*PROBLEM DESCRIPTION*:
Report every line of the records that contains the word "strides".
- Opening Delimiter -
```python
SIGNATURES = {
    "mts_version": (c_int, []),
    "mts_last_error": (ctypes.c_char_p, []),
    "mts_device_ok": (c_int, []),
    "mts_pack_rows_split": (c_int, [_P, c_int64, c_int, _P, c_int64, c_int, c_int, c_int, c_int, _P, _P, _P]),
    "mts_split_tf32": (c_int, [_P, c_int64, c_int, c_int, c_int, c_int, _P, _P, _P]),
    "mts_transpose_split": (c_int, [_P, c_int64, c_int64, c_int, c_int, c_int, c_int, _P, c_int, c_int, _P, _P, _P]),
    "mts_gather_pad": (c_int, [_P, _P, _P, _P, c_int, c_int, c_int, c_float, _P, _P]),
    "mts_gemm_tf32x3": (c_int, [_P, _P, _P, _P, _P, _P, c_int, c_int, c_int, c_int64, c_int, c_int, _P]),
    "mts_gemm_f32": (c_int, [_P, c_int64, _P, c_int64, _P, _P, c_int64, c_int, c_int, c_int, c_int, c_int, c_int,
                             c_int, c_int, c_int, _P, _P]),
    "mts_colsum_ws_bytes": (c_int64, [c_int, c_int]),
    "mts_colsum": (c_int, [_P, c_int64, c_int, c_int, _P, c_int, _P, _P]),
    "mts_lstm_rec_fwd": (c_int, [_P, _P, _P, _P, c_int, c_int, c_int, c_int, _P, _P, _P]),
    "mts_lstm_rec_fwd_tc": (c_int, [_P, _P, _P, _P, c_int, c_int, c_int, c_int, _P, _P, _P, _P]),
    "mts_lstm_rec_fwd_tc_bf16": (c_int, [_P, _P, _P, _P, c_int, c_int, c_int, c_int, _P, _P, _P, _P]),
    "mts_lstm_rec_fwd_tf32": (c_int, [_P, _P, _P, _P, c_int, c_int, c_int, c_int, _P, _P, _P, _P]),
    "mts_lstm_rec_fwd_h3": (c_int, [_P, _P, _P, _P, c_int, c_int, c_int, c_int, _P, _P, _P, c_int, _P]),
    "mts_gemm_tf32x3_srcs": (c_int, [_P, c_int, c_int64, _P, c_int, c_int64, _P, _P, _P, _P, _P, c_int, c_int, c_int, c_int64, c_int,
                                     c_int, _P]),
    "mts_pack_rows_f16": (c_int, [_P, c_int64, c_int, _P, c_int64, c_int, c_int, c_int, c_int, _P, _P, _P]),
    "mts_gemm_f16x3": (c_int, [_P, _P, _P, _P, _P, _P, _P, c_int, c_int, c_int, c_int64, c_int, _P]),
    "mts_gemm_tf32x3_gelu_pair": (c_int, [_P, _P, _P, _P, _P, _P, _P, c_int, c_int, c_int, _P]),
    "mts_gemm_bf16p": (c_int, [_P, _P, _P, _P, c_int, c_int, c_int, c_int64, c_int, c_int, _P]),
    "mts_pack_rows_bf16in": (c_int, [_P, c_int64, c_int, _P, c_int64, c_int, c_int, c_int, c_int, _P, _P]),
    "mts_debug_rec_profile": (c_int, [_P]),
    "mts_debug_rec_profile_h3": (c_int, [_P]),
    "mts_lstm_rec_fwd_h3p": (c_int, [_P, _P, _P, _P, c_int, c_int, c_int, c_int, _P, _P, _P, c_int, _P]),
    "mts_debug_rec_profile_h3p": (c_int, [_P]),
    "mts_lstm_rec_bwd": (c_int, [_P, _P, _P, _P, _P, _P, c_int, c_int, c_int, c_int, _P, _P]),
    "mts_lstm_rec_bwd_tc": (c_int, [_P, _P, _P, _P, _P, c_int, c_int, c_int, c_int, _P, _P]),
    "mts_lstm_rec_bwd_h3": (c_int, [_P, _P, _P, _P, _P, c_int, c_int, c_int, c_int, _P, _P]),
    "mts_lstm_rec_bwd_tf32": (c_int, [_P, _P, _P, _P, _P, c_int, c_int, c_int, c_int, _P, _P]),
    "mts_head_fwd": (c_int, [_P, _P, _P, _P, c_int, c_int, c_int, c_int, c_float, _P, _P, _P]),
    "mts_head_bwd_ws_bytes": (c_int64, [c_int, c_int, c_int, c_int]),
    "mts_head_bwd": (c_int, [_P, _P, _P, c_int, c_int, c_int, c_int, _P, _P, _P, _P, _P]),
    "mts_seg_loss_fwd": (c_int, [_P, _P, c_int64, _P, c_int, c_int, c_int, c_float, c_float, c_float, _P, _P, _P]),
    "mts_seg_loss_bwd": (c_int, [_P, _P, c_int64, _P, c_int, c_int, c_int, c_float, c_float, c_float, _P, _P, _P, _P]),
    "mts_seg_metrics": (c_int, [_P, c_int64, _P, c_int64, _P, c_int, c_int, c_int, _P, _P]),
    "mts_crf_viterbi": (c_int, [_P, _P, _P, c_int, c_int, c_int, _P, _P, _P, _P]),
    "mts_crf_nll_fwd": (c_int, [_P, _P, c_int64, _P, _P, c_int, c_int, c_int, _P, _P, _P, _P]),
    "mts_crf_nll_bwd": (c_int, [_P, _P, c_int64, _P, _P, _P, c_int, c_int, c_int, _P, _P, _P, _P]),
    "mts_embed_ln_fwd": (c_int, [_P, c_int64, _P, _P, _P, _P, c_int, c_int, c_int, c_float, _P, _P, _P, c_int, _P, _P, _P, _P,
                                 _P]),
    "mts_embed_ln_fwd_f16": (c_int, [_P, c_int64, _P, _P, _P, _P, c_int, c_int, c_int, c_float, _P, _P, c_int, _P, _P, _P, _P]),
    "mts_add_ln_fwd_f16": (c_int, [_P, _P, _P, _P, c_int, c_int, c_float, _P, _P, c_int, _P, _P]),
    "mts_add_ln_fwd": (c_int, [_P, _P, _P, _P, c_int, c_int, c_float, _P, _P, _P, c_int, _P, _P, _P]),
    "mts_gelu_split": (c_int, [_P, c_int64, c_int, c_int, c_int, _P, _P, _P, _P]),
    "mts_band_attn_fwd": (c_int, [_P, c_int64, _P, _P, c_int, c_int, c_int, c_int, c_int, _P, _P, _P, c_int, _P, _P]),
    "mts_band_attn_fwd_mma": (c_int, [_P, c_int64, _P, _P, c_int, c_int, c_int, c_int, c_int, _P, _P, _P, c_int, _P, _P]),
    "mts_band_attn_fwd_simt": (c_int, [_P, c_int64, _P, _P, c_int, c_int, c_int, c_int, c_int, _P, _P, _P, c_int, _P, _P]),
    "mts_band_attn_fwd_tc": (c_int, [_P, c_int64, _P, _P, c_int, c_int, c_int, c_int, c_int, _P, _P, _P, c_int, _P, _P]),
    "mts_band_attn_tc_supported": (c_int, [c_int]),
    "mts_debug_attn_profile": (c_int, [_P]),
    "mts_ln_bwd_ws_bytes": (c_int64, [c_int, c_int]),
    "mts_ln_bwd": (c_int, [_P, _P, _P, _P, c_int, c_int, _P, _P, _P, c_int, _P, _P, _P, _P]),
    "mts_gelu_bwd": (c_int, [_P, _P, c_int, c_int, c_int, _P, _P, _P, _P]),
    "mts_ragged_copy": (c_int, [_P, _P, _P, _P, c_int, c_int, c_int, c_int, c_float, _P]),
    "mts_embed_bwd": (c_int, [_P, c_int, c_int, c_int, _P, _P, _P, _P]),
    "mts_band_attn_bwd": (c_int, [_P, c_int64, _P, _P, _P, _P, _P, c_int, c_int, c_int, c_int, c_int, _P, _P, _P]),
    "mts_band_attn_fwd_dropout": (c_int, [_P, c_int64, _P, _P, c_int, c_int, c_int, c_int, c_int, _P, _P, _P, c_int, _P, c_float,
                                          c_uint64, _P]),
    "mts_band_attn_bwd_dropout": (c_int, [_P, c_int64, _P, _P, _P, _P, _P, c_int, c_int, c_int, c_int, c_int, _P, _P, c_float,
                                          c_uint64, _P]),
}

_lib = None


class MtsError(RuntimeError):
    pass
# ... 33 lines not shown
```

### multimodaltopicsegmentation_b200/csrc/gemm_tc.cu

```cuda
#include <cuda.h>
#include <stdlib.h>

#include "common.cuh"

namespace mts {

constexpr int TC_BM = 128;
constexpr int TC_BK = 32;
constexpr int TC_UMMA_K = 8;
constexpr int TC_THREADS = 192;

template <int BN>
struct TcCfg {
  static constexpr int kStages = (BN == 256) ? 2 : 3;
  static constexpr int kABytes = TC_BM * TC_BK * 4;
  static constexpr int kBBytes = BN * TC_BK * 4;
  static constexpr int kStageBytes = 2 * kABytes + 2 * kBBytes;
  static constexpr int kTmemCols = 2 * BN;
  static constexpr int kAccStride = BN;
  static constexpr int kSmemBytes = kStages * kStageBytes + 1024  + 256  + 4 * 32 * 32 * 4 ;
};

__device__ __forceinline__ uint32_t s_u32(const void *p) { return (uint32_t)__cvta_generic_to_shared(p); }

// ... 648 lines not shown
  static EncodeTiledFn fn = nullptr;
  if (!fn) {
    void *p = nullptr;
    cudaDriverEntryPointQueryResult q;
    if (cudaGetDriverEntryPoint("cuTensorMapEncodeTiled", &p, cudaEnableDefault, &q) == cudaSuccess &&
        q == cudaDriverEntryPointSuccess)
      fn = (EncodeTiledFn)p;
  }
  return fn;
}

static int make_map(CUtensorMap *map, const float *ptr, int rows, int Kp, int box_rows, bool corr = false, int cols = 0,
                    int64_t ld = 0) {
  EncodeTiledFn fn = get_encode_fn();
  if (!fn) { set_error("gemm_tf32x3: cuTensorMapEncodeTiled not available"); return MTS_E_NODEVICE; }
  if (cols == 0) cols = Kp;
  if (ld == 0) ld = Kp;
  cuuint64_t dims[2] = {(cuuint64_t)(corr ? 2 * cols : cols), (cuuint64_t)rows};
  cuuint64_t strides[1] = {(cuuint64_t)ld * sizeof(float)};
  cuuint32_t box[2] = {(cuuint32_t)(corr ? 2 * TC_BK : TC_BK), (cuuint32_t)box_rows};
  cuuint32_t estr[2] = {1, 1};
  CUresult r = fn(map, corr ? CU_TENSOR_MAP_DATA_TYPE_BFLOAT16 : CU_TENSOR_MAP_DATA_TYPE_FLOAT32, 2, (void *)ptr, dims, strides, box, estr,
                  CU_TENSOR_MAP_INTERLEAVE_NONE, CU_TENSOR_MAP_SWIZZLE_128B, CU_TENSOR_MAP_L2_PROMOTION_L2_256B,
                  CU_TENSOR_MAP_FLOAT_OOB_FILL_NONE);
  if (r != CUDA_SUCCESS) { set_error("gemm_tf32x3: cuTensorMapEncodeTiled failed"); return MTS_E_BADARG; }
  return 0;
}

__global__ void __launch_bounds__(256) zero_matrix_kernel(float *__restrict__ C, int M, int N, int64_t ldc) {
  const int64_t total = (int64_t)M * N;
  for (int64_t i = (int64_t)blockIdx.x * blockDim.x + threadIdx.x; i < total; i += (int64_t)gridDim.x * blockDim.x)
    C[(i / N) * ldc + (i % N)] = 0.0f;
}

struct ASources {
  const float *a1; int d1; int64_t ld1;
  const float *a2; int d2; int64_t ld2;
};

template <int BN>
static int launch_tc(const float *A_hi, const float *A_lo, const float *B_hi, const float *B_lo, const float *bias,
                     float *C, int M, int N, int Kp, int64_t ldc, int epilogue, int accumulate, cudaStream_t st,
                     int bf16_only = 0, float *C_lo = nullptr, const ASources *srcs = nullptr, const float *row_scale = nullptr,
                     const float *col_scale = nullptr) {
  using Cfg = TcCfg<BN>;
  const int tiles_m1 = (M + TC_BM - 1) / TC_BM;
  static const char *force = getenv("MTS_GEMM_CLUSTER");
  int CL = tiles_m1 >= 2 ? 2 : 1;
  if (force) {
    const int want = atoi(force);
    if ((want == 1 || want == 2) && tiles_m1 >= want) CL = want;
  }
  static const char *two = getenv("MTS_GEMM_2SM");
  const bool use_2sm = BN == 256 && tiles_m1 >= 2 && !(two && atoi(two) == 0);
  if (use_2sm) CL = 2;
  static const char *bn2_env = getenv("MTS_GEMM_BN2");
  int bn = BN;
  if (use_2sm && !(bn2_env && atoi(bn2_env) == 256) && N % 256 != 0 && (N + 223) / 224 == (N + 255) / 256)
    bn = 224;
  const int tiles_n = (N + bn - 1) / bn;
  CUtensorMap ma_hi, ma_lo, mb_hi, mb_lo;
  int rc;
  CUtensorMap ma_hi2;
  int a_split_kb = 1 << 30;
  if (srcs) {
    if ((rc = make_map(&ma_hi, srcs->a1, M, Kp, TC_BM, false, srcs->d1, srcs->ld1))) return rc;
    ma_hi2 = ma_hi;
    if (srcs->a2) {
      if ((rc = make_map(&ma_hi2, srcs->a2, M, Kp, TC_BM, false, srcs->d2, srcs->ld2))) return rc;
      a_split_kb = srcs->d1 / TC_BK;
    }
  } else {
    if ((rc = make_map(&ma_hi, A_hi, M, Kp, TC_BM, bf16_only == 2, 0, bf16_only == 2 ? 2 * Kp : 0))) return rc;
    ma_hi2 = ma_hi;
  }
  if ((rc = make_map(&ma_lo, A_lo, M, Kp, TC_BM, true, 0, bf16_only == 2 ? 2 * Kp : 0))) return rc;
  if ((rc = make_map(&mb_hi, B_hi, N, Kp, bn / CL, bf16_only == 2, 0, bf16_only == 2 ? 2 * Kp : 0))) return rc;
  if ((rc = make_map(&mb_lo, B_lo, N, Kp, bn / CL, true, 0, bf16_only == 2 ? 2 * Kp : 0))) return rc;
  MTS_PER_DEVICE(bool, attr_set);
  if (!attr_set) {
    MTS_CUDA(cudaFuncSetAttribute(gemm_tf32x3_kernel<BN, 1>, cudaFuncAttributeMaxDynamicSharedMemorySize, Cfg::kSmemBytes));
    MTS_CUDA(cudaFuncSetAttribute(gemm_tf32x3_kernel<BN, 2>, cudaFuncAttributeMaxDynamicSharedMemorySize, Cfg::kSmemBytes));
    MTS_CUDA(cudaFuncSetAttribute(gemm_tf32x3_2sm_kernel<256>, cudaFuncAttributeMaxDynamicSharedMemorySize, Tc2Cfg<256>::kSmemBytes));
    MTS_CUDA(cudaFuncSetAttribute(gemm_tf32x3_2sm_kernel<224>, cudaFuncAttributeMaxDynamicSharedMemorySize, Tc2Cfg<224>::kSmemBytes));
    attr_set = true;
  }
  const int tiles = ((tiles_m1 + CL - 1) / CL) * tiles_n;
  const int slots = kNumSMs / CL;
  int splits = 1;
  const int num_kb = Kp / TC_BK;
  if (epilogue != 2 && !C_lo) {
    if (tiles * 2 <= slots && num_kb >= 32) {
      splits = slots / tiles;
      if (splits > num_kb / 8) splits = num_kb / 8;
    }
    if (num_kb > 96 && splits < (num_kb + 63) / 64) splits = (num_kb + 63) / 64;
    if (splits < 1) splits = 1;
  }
  if (splits > 1 && !accumulate) {
    const int64_t total = (int64_t)M * N;
    const unsigned zg = (unsigned)((total + 255) / 256 < 1184 ? (total + 255) / 256 : 1184);
    zero_matrix_kernel<<<zg, 256, 0, st>>>(C, M, N, ldc);
  }
  const int items = tiles * splits;
  const int grid = (items < slots ? items : slots) * CL;
  cudaLaunchConfig_t cfg = {};
  cfg.gridDim = dim3((unsigned)grid);
// ... 105 lines not shown
```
- Closing Delimiter -
*ANSWER SPACE*:
  cuuint64_t strides[1] = {(cuuint64_t)ld * sizeof(float)};
  CUresult r = fn(map, corr ? CU_TENSOR_MAP_DATA_TYPE_BFLOAT16 : CU_TENSOR_MAP_DATA_TYPE_FLOAT32, 2, (void *)ptr, dims, strides, box, estr,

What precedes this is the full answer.